WHAT YOU SHOULD DO :: For the records below, give the number of lines containing the word "IgemmArgs" and no other text.

*** LISTED ENTRIES

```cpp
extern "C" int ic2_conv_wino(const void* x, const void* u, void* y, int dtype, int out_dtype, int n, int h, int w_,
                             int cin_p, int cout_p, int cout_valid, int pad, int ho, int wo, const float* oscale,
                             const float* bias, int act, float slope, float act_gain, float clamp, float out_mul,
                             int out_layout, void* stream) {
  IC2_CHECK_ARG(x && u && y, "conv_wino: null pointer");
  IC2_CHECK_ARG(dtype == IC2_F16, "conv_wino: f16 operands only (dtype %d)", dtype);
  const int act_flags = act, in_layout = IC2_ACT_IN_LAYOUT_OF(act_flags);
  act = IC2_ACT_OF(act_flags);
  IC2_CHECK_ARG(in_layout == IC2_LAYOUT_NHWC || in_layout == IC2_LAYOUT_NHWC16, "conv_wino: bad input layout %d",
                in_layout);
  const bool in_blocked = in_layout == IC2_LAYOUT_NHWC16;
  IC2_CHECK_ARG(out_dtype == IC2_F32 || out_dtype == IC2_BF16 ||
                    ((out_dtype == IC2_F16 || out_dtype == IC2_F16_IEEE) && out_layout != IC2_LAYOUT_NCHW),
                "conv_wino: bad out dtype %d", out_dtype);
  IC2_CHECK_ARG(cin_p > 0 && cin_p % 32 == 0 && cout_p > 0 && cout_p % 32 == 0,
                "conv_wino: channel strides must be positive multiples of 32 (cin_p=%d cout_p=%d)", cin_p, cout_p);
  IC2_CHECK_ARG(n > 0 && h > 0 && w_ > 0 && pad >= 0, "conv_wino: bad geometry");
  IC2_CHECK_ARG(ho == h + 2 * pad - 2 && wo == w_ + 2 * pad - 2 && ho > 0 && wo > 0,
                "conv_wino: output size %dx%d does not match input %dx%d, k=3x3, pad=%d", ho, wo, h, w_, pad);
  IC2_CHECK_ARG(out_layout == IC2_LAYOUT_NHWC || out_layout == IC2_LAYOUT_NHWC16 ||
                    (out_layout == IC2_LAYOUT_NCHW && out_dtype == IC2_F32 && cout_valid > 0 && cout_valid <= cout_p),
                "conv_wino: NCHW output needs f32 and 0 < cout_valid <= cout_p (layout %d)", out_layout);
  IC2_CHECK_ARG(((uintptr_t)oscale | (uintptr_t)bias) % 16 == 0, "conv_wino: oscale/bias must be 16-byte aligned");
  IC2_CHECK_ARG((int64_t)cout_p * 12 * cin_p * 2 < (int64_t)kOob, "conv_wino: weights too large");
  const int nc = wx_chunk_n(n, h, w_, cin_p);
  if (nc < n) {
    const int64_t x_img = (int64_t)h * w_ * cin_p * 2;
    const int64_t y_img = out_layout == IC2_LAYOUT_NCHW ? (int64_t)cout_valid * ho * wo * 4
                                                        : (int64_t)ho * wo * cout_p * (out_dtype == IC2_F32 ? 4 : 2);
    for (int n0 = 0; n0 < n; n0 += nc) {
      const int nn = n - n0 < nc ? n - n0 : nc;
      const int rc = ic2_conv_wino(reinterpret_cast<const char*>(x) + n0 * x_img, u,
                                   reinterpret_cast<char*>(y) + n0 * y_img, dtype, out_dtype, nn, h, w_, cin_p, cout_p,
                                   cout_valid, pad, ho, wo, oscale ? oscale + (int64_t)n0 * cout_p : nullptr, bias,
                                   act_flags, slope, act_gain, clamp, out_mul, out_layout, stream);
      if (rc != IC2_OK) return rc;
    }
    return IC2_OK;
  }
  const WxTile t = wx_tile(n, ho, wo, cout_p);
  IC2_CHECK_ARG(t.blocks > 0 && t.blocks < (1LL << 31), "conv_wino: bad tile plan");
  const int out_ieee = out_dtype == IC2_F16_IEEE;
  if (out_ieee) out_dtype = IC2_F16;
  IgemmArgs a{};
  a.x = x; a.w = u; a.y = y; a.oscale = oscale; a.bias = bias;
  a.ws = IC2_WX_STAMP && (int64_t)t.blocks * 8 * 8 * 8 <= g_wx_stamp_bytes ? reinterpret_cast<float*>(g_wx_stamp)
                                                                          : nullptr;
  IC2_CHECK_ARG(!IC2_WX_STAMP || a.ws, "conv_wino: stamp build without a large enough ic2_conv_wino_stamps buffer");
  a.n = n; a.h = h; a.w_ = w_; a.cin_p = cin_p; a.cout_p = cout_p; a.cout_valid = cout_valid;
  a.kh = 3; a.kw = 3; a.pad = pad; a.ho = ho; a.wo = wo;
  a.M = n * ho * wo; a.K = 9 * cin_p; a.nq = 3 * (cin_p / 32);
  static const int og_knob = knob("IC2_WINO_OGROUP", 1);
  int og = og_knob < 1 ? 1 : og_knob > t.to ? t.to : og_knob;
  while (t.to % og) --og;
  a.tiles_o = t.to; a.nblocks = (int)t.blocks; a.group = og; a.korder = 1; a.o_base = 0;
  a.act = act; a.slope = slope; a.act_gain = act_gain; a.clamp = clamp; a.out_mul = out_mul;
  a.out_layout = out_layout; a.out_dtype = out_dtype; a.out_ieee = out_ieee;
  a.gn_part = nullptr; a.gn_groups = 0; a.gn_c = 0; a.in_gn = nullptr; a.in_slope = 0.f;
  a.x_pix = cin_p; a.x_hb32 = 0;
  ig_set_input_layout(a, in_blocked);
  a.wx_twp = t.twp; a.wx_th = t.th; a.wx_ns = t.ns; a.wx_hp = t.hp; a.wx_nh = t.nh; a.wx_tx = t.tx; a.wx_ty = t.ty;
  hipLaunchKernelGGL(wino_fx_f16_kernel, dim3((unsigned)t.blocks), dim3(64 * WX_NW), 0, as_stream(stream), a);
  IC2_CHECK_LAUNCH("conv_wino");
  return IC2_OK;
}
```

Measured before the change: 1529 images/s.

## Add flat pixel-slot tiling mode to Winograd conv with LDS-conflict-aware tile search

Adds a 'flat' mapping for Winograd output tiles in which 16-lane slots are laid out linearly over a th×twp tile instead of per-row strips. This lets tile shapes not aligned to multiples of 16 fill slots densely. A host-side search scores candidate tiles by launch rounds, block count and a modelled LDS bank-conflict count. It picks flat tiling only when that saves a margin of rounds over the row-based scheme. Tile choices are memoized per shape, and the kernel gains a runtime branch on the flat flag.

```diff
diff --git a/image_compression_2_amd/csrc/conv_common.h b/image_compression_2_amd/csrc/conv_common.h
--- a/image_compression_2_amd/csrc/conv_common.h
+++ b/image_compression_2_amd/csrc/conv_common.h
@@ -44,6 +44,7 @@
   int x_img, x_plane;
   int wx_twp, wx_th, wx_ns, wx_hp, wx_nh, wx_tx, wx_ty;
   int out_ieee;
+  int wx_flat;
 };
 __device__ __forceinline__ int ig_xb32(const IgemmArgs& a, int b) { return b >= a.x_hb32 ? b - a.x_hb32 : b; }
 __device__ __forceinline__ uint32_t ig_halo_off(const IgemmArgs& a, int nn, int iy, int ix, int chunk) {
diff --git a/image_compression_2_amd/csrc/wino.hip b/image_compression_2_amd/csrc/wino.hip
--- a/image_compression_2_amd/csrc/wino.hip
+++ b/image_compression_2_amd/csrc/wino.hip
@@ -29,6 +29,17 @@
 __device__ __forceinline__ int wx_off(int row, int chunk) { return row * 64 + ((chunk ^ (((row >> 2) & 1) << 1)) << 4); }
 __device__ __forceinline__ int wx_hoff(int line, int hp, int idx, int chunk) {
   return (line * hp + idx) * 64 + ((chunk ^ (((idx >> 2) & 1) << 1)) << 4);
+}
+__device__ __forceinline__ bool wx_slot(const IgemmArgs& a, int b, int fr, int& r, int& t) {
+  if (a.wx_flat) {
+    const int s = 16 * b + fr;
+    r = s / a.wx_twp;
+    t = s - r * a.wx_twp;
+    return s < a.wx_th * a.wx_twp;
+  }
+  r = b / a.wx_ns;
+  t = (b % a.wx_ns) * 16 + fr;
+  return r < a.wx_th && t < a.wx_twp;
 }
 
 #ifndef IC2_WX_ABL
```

******
*** LISTED ENTRIES

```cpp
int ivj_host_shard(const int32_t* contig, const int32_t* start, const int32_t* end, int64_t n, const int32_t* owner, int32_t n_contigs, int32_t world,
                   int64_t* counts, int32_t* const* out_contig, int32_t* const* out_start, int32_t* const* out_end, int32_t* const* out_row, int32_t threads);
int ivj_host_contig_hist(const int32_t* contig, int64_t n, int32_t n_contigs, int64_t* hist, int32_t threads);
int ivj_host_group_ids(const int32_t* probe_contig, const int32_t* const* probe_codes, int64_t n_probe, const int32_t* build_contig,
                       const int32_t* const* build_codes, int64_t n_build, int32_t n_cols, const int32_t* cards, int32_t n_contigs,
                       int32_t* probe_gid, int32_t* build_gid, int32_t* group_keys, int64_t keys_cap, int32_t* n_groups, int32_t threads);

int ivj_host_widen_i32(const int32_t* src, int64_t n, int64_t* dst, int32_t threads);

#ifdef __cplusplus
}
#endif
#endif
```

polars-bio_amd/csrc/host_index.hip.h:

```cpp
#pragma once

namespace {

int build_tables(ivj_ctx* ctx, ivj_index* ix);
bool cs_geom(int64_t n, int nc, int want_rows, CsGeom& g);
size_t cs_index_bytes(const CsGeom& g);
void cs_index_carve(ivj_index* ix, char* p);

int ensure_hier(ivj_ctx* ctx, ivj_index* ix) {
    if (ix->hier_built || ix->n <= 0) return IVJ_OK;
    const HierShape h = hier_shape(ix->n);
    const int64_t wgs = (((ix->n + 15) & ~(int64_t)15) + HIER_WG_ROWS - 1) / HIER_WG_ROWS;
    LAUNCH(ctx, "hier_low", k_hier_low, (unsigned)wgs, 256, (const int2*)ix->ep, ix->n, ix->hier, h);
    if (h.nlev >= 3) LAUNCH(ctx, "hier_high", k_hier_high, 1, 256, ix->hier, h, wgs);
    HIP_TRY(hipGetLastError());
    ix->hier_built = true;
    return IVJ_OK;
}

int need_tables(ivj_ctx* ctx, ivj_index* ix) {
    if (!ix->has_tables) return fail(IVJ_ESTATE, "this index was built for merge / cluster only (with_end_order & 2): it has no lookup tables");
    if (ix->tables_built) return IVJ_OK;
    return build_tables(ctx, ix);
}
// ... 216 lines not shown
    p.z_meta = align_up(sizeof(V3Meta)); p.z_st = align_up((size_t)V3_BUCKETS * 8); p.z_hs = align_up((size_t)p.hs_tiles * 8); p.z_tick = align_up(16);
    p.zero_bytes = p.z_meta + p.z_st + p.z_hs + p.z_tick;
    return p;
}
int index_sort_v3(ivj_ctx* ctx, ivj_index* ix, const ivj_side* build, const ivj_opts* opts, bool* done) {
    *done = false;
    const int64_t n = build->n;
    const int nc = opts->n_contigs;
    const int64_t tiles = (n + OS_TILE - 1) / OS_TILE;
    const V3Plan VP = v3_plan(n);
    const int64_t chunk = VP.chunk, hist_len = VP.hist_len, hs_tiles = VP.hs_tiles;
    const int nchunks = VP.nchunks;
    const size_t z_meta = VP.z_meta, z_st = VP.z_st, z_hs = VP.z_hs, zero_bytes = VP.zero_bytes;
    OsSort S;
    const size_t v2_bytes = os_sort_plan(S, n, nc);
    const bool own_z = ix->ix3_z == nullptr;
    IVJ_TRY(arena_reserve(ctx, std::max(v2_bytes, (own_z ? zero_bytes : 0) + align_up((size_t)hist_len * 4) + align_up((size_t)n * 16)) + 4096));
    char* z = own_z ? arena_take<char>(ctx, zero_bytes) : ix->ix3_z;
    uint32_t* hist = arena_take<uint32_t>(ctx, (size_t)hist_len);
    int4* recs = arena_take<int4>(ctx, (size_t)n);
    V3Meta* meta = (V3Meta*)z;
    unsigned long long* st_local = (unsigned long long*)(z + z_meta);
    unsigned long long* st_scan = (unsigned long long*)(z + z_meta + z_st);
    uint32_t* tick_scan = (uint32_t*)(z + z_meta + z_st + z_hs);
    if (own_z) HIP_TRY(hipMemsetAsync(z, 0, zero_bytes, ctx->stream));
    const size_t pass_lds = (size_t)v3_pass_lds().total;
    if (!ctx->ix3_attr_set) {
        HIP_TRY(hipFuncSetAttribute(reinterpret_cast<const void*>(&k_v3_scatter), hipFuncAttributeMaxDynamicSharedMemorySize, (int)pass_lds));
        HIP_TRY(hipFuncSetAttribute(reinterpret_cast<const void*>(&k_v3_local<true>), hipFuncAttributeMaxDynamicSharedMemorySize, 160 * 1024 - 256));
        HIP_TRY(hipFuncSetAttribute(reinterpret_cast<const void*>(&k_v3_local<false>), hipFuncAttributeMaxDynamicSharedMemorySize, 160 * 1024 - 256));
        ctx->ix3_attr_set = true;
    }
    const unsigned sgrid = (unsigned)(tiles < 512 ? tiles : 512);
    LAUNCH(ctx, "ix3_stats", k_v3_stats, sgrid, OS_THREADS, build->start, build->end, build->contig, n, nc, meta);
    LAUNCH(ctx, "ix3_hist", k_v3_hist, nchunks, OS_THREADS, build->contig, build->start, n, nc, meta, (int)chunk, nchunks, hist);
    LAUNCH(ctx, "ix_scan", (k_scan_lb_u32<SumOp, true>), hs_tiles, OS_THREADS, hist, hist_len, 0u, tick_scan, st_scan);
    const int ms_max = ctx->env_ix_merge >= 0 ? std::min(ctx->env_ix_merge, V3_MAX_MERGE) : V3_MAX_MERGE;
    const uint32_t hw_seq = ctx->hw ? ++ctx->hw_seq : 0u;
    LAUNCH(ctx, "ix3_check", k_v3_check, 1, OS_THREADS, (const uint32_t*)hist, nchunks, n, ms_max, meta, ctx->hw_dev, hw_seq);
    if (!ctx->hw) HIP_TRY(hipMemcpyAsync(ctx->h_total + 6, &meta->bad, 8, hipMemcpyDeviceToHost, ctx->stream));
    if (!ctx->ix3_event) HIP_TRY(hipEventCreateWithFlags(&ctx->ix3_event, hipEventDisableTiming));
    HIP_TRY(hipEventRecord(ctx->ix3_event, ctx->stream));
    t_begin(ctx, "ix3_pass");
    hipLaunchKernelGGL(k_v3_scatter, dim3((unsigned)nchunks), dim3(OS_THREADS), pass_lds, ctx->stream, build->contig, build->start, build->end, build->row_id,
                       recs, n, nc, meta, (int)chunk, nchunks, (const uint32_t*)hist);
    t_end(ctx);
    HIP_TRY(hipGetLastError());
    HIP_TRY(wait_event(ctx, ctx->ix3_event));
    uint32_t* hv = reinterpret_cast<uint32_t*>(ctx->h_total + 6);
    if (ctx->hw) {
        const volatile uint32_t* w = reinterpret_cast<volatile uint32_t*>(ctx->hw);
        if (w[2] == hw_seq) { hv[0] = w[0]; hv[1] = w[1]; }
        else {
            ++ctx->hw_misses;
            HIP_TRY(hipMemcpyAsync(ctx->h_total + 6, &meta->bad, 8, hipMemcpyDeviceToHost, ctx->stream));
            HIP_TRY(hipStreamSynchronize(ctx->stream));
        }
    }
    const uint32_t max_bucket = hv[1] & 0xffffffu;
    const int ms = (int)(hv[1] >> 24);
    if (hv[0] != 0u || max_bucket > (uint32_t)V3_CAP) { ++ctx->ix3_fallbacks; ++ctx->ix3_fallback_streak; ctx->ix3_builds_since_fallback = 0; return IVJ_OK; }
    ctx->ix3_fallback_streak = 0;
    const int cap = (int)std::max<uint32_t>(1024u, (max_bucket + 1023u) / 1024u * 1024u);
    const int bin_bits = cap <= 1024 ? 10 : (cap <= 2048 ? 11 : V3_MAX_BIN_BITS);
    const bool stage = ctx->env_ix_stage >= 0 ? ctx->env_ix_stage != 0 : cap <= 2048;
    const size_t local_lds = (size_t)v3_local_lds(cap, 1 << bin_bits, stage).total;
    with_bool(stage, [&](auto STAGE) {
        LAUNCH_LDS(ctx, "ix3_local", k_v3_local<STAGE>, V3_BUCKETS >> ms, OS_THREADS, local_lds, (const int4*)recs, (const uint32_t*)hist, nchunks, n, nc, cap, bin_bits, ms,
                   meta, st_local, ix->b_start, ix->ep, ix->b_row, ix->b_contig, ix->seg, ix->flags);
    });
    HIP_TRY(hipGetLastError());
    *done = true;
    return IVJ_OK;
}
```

******

SOLVED PROBLEM :: 4